> _Your objective_
In the records that follow, the lines from the one containing "8 * w_ep + rr;" to the one containing "lane_ep * 8);", inclusive, are to be given again exactly.

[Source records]

□ □ □ □ □

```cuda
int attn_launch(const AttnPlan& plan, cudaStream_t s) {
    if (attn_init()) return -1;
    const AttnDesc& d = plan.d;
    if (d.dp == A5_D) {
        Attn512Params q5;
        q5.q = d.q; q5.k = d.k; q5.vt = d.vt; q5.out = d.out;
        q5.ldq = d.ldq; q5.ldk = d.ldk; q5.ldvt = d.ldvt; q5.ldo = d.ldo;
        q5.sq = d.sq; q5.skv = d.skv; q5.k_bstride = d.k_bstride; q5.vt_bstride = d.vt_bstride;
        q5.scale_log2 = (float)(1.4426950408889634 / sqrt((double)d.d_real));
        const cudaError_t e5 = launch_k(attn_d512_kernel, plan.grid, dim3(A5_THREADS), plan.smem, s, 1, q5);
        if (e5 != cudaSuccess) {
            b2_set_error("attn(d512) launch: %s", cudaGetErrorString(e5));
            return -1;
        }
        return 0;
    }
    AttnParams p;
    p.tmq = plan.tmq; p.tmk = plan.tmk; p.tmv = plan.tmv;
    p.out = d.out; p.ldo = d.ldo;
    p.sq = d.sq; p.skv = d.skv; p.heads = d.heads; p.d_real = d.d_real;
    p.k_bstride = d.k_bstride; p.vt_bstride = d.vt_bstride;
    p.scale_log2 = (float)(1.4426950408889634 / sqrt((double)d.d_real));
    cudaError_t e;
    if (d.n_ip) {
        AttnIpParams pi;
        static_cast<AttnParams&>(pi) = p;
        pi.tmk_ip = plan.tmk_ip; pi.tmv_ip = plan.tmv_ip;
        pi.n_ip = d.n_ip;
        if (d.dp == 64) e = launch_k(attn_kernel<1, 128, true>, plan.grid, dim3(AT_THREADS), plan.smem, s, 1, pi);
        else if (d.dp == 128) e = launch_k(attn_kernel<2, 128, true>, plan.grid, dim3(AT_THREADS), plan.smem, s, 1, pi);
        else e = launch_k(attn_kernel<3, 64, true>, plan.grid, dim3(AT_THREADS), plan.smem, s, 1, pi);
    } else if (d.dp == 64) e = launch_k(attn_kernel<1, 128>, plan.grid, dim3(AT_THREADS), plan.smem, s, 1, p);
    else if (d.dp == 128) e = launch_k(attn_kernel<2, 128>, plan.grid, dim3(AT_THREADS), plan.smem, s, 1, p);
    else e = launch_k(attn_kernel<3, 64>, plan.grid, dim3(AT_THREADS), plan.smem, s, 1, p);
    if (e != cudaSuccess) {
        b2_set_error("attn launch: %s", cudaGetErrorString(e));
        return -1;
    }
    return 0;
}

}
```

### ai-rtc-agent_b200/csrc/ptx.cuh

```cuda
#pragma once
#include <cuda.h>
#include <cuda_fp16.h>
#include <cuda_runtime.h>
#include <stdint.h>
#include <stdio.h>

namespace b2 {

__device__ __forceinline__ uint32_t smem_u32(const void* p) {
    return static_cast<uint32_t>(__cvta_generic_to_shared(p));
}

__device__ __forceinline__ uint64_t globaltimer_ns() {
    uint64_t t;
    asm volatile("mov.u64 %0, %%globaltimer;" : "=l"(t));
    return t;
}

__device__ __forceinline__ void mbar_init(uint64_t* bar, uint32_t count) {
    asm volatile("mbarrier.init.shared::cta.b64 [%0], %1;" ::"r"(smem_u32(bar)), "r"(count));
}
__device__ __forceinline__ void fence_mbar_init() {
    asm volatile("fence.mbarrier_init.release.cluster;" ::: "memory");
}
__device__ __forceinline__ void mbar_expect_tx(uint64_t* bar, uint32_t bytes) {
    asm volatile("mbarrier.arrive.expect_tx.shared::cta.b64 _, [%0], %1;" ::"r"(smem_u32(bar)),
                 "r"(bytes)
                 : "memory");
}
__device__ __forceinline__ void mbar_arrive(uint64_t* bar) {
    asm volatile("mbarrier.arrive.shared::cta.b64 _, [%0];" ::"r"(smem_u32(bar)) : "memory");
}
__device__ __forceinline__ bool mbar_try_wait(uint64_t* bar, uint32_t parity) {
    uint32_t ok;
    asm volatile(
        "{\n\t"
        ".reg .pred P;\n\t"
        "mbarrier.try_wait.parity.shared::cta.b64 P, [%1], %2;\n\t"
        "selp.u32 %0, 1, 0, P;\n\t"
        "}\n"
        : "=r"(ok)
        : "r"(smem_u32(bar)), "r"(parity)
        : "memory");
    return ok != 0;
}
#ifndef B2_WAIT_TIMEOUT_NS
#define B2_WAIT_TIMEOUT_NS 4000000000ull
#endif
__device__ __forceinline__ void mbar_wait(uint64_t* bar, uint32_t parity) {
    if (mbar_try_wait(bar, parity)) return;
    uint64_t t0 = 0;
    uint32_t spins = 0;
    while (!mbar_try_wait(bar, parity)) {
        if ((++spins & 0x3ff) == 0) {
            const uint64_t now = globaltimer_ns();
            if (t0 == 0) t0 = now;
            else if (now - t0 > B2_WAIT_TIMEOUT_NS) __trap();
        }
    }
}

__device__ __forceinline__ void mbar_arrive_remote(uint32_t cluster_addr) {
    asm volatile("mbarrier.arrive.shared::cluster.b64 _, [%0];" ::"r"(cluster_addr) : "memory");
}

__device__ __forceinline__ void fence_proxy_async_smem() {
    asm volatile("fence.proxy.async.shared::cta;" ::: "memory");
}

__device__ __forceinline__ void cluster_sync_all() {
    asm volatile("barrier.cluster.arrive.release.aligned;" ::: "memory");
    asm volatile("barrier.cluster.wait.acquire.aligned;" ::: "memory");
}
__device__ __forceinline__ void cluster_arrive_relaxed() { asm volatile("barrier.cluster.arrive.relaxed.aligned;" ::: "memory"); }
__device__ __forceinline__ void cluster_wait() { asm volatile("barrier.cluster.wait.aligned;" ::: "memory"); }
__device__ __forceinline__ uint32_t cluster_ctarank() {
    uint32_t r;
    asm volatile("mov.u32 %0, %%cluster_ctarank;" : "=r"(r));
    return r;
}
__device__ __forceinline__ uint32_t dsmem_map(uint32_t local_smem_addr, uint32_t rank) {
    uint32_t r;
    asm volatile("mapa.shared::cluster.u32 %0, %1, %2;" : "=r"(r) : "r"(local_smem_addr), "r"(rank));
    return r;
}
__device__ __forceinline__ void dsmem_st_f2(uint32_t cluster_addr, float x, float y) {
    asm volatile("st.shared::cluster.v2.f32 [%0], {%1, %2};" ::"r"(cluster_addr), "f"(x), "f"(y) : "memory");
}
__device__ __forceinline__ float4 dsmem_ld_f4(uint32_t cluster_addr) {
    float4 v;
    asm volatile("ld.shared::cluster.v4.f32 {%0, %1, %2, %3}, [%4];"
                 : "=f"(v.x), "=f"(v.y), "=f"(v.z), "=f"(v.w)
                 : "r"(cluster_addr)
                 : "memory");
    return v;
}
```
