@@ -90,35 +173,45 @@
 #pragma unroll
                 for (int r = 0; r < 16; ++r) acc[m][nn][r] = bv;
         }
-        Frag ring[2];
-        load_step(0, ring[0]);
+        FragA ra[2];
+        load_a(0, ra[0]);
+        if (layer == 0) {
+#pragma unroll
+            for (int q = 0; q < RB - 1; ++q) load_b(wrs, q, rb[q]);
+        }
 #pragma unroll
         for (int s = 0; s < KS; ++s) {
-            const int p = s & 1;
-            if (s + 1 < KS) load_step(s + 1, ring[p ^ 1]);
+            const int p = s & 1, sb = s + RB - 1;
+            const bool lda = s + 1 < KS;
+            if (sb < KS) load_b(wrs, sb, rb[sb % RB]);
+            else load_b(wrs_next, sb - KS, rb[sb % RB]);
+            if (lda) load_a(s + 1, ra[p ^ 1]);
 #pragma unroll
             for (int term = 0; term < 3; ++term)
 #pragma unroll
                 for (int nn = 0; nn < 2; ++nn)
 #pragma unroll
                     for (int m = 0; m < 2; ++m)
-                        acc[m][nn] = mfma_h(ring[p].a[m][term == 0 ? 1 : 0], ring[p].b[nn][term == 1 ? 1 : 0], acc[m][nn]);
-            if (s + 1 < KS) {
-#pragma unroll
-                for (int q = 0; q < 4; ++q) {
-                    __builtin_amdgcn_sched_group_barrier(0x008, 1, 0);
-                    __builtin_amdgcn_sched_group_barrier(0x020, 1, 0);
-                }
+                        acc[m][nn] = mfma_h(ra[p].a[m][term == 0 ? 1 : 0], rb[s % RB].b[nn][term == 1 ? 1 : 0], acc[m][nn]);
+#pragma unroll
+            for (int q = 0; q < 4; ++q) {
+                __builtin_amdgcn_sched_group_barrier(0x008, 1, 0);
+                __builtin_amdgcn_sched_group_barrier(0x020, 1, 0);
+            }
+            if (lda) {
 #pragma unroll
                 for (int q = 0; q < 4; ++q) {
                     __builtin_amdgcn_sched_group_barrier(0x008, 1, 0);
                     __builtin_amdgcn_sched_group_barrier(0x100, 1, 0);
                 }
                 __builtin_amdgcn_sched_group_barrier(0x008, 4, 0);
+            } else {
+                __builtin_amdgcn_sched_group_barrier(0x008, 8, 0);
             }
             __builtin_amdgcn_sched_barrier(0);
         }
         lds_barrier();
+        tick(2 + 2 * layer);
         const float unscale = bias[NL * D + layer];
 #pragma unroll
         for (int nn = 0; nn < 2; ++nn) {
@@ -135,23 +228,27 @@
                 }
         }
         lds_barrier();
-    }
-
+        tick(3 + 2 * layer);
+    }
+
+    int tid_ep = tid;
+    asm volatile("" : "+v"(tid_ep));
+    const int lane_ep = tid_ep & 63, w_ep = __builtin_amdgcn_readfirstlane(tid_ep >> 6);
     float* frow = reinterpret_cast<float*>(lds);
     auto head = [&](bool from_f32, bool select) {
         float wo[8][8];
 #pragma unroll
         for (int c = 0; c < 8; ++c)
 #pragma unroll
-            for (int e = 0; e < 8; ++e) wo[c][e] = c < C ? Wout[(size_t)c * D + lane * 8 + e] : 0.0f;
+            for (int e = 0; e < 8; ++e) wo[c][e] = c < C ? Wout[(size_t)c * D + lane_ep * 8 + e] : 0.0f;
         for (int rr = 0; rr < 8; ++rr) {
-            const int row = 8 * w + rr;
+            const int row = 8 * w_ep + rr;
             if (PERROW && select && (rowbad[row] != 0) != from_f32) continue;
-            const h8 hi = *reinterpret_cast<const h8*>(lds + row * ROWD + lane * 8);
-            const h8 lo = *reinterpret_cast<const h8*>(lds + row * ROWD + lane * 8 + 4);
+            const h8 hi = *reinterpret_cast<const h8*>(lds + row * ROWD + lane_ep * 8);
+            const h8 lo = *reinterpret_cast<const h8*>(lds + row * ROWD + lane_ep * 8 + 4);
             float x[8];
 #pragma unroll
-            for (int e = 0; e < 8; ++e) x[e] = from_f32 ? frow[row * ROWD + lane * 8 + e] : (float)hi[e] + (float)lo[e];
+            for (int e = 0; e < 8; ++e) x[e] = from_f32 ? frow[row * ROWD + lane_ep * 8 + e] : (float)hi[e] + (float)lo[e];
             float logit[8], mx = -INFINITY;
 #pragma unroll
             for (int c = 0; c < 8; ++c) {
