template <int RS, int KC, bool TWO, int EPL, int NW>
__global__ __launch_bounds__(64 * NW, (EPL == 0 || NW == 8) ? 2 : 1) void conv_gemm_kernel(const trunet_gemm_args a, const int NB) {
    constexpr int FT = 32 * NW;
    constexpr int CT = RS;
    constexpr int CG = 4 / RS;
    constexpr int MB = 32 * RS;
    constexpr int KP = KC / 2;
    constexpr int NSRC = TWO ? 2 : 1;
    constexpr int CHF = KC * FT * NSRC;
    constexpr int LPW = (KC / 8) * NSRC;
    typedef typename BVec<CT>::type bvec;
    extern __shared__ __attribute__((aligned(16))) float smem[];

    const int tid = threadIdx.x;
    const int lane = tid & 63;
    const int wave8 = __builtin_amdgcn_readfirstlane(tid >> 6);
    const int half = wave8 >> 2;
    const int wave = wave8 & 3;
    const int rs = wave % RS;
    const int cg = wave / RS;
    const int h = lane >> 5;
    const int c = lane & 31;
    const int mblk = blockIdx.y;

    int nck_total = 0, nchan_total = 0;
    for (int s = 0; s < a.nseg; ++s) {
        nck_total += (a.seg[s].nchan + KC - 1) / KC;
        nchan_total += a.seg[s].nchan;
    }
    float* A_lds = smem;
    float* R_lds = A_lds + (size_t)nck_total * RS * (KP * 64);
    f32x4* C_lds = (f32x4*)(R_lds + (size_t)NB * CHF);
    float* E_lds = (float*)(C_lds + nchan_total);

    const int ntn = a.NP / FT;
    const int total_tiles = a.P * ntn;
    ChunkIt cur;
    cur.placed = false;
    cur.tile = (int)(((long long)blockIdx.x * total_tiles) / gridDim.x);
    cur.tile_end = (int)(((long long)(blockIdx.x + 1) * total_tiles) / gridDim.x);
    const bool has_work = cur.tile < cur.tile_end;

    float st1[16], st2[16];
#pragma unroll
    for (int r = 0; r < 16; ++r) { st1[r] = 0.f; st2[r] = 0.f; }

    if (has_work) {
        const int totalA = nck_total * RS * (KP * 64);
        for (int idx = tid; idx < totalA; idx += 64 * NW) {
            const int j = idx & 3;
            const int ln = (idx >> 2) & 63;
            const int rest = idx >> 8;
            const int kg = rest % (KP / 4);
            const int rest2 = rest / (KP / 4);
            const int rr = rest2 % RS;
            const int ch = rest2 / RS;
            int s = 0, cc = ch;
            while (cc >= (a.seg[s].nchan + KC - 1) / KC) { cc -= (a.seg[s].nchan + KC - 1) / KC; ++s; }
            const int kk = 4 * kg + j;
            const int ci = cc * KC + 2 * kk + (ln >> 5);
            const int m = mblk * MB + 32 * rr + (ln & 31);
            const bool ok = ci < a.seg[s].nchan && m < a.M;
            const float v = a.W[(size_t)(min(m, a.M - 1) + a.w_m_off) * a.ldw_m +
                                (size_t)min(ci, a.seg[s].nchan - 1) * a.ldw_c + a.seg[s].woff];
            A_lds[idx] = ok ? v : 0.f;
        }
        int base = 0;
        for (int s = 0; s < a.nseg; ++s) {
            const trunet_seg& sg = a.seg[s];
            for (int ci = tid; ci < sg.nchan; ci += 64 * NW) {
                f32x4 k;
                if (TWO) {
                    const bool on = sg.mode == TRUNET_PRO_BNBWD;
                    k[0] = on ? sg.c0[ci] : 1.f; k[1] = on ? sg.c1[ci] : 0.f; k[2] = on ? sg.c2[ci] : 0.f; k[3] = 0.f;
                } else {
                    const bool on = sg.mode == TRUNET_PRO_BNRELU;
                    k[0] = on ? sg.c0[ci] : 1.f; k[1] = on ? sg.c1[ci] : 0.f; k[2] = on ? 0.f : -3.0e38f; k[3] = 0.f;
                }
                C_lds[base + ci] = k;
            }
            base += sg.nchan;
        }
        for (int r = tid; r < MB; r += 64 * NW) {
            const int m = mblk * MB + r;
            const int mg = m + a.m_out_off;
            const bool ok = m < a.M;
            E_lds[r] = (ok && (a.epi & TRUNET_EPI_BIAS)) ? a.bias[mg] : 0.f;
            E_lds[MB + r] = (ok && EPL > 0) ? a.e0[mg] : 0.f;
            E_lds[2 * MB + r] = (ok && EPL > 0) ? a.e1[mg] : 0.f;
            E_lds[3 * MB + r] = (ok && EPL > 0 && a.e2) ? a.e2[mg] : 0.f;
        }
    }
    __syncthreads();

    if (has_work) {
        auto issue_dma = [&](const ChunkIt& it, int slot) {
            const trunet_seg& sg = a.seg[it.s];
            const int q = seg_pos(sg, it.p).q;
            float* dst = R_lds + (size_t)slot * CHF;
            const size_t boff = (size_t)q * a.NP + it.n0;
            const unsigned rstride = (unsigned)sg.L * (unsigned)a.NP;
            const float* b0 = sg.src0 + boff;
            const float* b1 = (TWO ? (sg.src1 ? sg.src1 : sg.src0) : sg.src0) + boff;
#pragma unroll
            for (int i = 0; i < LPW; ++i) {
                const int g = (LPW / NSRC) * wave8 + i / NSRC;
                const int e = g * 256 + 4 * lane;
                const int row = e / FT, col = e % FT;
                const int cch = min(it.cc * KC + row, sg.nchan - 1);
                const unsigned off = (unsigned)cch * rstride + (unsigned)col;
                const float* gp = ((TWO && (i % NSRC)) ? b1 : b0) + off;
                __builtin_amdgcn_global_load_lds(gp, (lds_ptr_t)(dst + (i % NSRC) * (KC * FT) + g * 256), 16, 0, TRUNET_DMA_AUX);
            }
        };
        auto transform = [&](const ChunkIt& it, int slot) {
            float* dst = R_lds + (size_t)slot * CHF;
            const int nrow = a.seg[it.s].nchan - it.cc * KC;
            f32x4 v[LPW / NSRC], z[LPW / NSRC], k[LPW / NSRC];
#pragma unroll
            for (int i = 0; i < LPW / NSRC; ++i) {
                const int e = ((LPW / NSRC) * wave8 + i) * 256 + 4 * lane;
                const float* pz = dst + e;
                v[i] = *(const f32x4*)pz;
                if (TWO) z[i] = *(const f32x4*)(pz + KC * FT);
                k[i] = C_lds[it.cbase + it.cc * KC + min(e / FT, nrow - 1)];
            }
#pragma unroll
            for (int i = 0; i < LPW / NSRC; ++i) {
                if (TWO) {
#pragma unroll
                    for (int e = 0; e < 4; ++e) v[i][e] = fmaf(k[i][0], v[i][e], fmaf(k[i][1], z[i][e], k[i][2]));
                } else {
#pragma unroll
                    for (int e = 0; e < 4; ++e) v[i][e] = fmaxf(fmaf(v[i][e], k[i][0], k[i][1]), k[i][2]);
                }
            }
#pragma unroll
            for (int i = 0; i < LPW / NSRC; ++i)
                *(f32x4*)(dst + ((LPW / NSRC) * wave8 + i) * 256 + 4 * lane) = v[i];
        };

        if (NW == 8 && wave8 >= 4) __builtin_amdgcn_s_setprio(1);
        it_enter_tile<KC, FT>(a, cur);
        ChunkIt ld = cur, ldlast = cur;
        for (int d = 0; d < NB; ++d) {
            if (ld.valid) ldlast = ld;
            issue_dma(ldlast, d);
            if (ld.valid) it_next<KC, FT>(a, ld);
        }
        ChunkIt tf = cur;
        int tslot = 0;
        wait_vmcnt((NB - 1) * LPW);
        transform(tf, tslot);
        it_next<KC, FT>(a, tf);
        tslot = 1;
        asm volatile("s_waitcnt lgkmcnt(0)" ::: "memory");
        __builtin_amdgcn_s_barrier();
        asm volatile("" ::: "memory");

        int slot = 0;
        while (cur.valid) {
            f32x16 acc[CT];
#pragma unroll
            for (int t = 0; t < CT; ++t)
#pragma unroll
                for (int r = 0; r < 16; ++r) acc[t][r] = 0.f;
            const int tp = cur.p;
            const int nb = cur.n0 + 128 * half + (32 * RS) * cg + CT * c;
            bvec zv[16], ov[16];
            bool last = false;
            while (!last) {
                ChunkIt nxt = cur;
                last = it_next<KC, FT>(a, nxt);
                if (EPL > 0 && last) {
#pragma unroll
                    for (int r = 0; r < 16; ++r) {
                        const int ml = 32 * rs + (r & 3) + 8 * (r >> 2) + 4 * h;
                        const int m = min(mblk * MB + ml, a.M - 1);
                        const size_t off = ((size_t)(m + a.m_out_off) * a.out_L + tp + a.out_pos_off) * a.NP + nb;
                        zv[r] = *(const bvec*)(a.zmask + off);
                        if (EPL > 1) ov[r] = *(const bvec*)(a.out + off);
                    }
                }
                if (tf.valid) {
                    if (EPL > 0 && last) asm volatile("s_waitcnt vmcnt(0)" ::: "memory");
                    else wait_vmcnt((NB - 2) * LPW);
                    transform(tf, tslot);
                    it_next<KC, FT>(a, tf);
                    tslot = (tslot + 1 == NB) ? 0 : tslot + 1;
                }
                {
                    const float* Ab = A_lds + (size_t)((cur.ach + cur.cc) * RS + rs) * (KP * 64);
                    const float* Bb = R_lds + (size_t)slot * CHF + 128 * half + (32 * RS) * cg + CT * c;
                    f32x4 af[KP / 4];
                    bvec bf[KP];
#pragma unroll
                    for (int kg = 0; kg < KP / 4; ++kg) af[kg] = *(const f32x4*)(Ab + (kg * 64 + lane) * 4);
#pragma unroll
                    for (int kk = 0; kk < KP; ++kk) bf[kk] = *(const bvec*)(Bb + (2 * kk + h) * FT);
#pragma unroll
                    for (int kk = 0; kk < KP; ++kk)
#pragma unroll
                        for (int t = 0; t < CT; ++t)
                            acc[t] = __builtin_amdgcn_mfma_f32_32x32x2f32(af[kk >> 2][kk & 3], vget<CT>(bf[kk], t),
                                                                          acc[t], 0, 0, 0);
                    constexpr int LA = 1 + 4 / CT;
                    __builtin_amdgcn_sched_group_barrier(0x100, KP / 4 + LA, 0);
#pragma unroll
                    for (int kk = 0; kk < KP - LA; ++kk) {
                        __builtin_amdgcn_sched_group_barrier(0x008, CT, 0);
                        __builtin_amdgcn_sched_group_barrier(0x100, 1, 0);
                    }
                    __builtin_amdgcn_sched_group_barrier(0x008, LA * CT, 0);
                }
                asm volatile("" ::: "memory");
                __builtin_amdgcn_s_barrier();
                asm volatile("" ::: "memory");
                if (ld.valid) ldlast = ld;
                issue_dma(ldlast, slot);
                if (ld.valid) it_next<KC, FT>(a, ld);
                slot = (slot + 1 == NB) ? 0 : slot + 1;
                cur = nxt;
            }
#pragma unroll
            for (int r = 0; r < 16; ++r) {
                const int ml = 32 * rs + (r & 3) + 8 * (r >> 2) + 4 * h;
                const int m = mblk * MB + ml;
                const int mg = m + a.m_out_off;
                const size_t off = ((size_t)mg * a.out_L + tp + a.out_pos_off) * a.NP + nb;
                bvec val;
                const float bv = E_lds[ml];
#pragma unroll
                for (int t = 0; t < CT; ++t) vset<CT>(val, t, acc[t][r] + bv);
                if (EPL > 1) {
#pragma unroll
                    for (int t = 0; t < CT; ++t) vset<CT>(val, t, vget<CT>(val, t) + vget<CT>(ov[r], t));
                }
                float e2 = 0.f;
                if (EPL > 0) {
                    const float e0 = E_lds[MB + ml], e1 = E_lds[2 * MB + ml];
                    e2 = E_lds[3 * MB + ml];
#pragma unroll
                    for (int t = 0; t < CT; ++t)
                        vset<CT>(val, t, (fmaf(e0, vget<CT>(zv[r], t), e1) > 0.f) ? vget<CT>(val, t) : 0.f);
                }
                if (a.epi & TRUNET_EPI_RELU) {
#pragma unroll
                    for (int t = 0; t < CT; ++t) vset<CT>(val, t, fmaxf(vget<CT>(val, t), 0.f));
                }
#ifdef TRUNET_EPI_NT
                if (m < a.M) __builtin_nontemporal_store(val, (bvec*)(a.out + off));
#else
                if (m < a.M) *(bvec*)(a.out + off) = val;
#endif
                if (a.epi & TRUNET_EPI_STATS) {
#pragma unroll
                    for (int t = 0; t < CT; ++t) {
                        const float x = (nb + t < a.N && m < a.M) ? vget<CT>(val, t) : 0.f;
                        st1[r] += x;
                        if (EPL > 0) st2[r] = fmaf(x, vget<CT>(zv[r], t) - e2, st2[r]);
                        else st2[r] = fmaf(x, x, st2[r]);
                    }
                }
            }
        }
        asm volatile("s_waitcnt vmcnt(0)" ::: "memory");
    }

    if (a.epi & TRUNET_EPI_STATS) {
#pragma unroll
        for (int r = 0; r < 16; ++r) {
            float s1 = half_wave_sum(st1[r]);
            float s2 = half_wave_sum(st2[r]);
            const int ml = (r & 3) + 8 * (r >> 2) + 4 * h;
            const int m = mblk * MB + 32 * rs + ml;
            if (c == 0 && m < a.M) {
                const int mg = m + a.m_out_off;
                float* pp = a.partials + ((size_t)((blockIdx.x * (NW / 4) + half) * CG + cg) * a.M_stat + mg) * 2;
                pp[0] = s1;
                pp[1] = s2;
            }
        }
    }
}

□ □ □ □ □

> _Task response_
+            const int row = 8 * w_ep + rr;
             if (PERROW && select && (rowbad[row] != 0) != from_f32) continue;
-            const h8 hi = *reinterpret_cast<const h8*>(lds + row * ROWD + lane * 8);
-            const h8 lo = *reinterpret_cast<const h8*>(lds + row * ROWD + lane * 8 + 4);
+            const h8 hi = *reinterpret_cast<const h8*>(lds + row * ROWD + lane_ep * 8);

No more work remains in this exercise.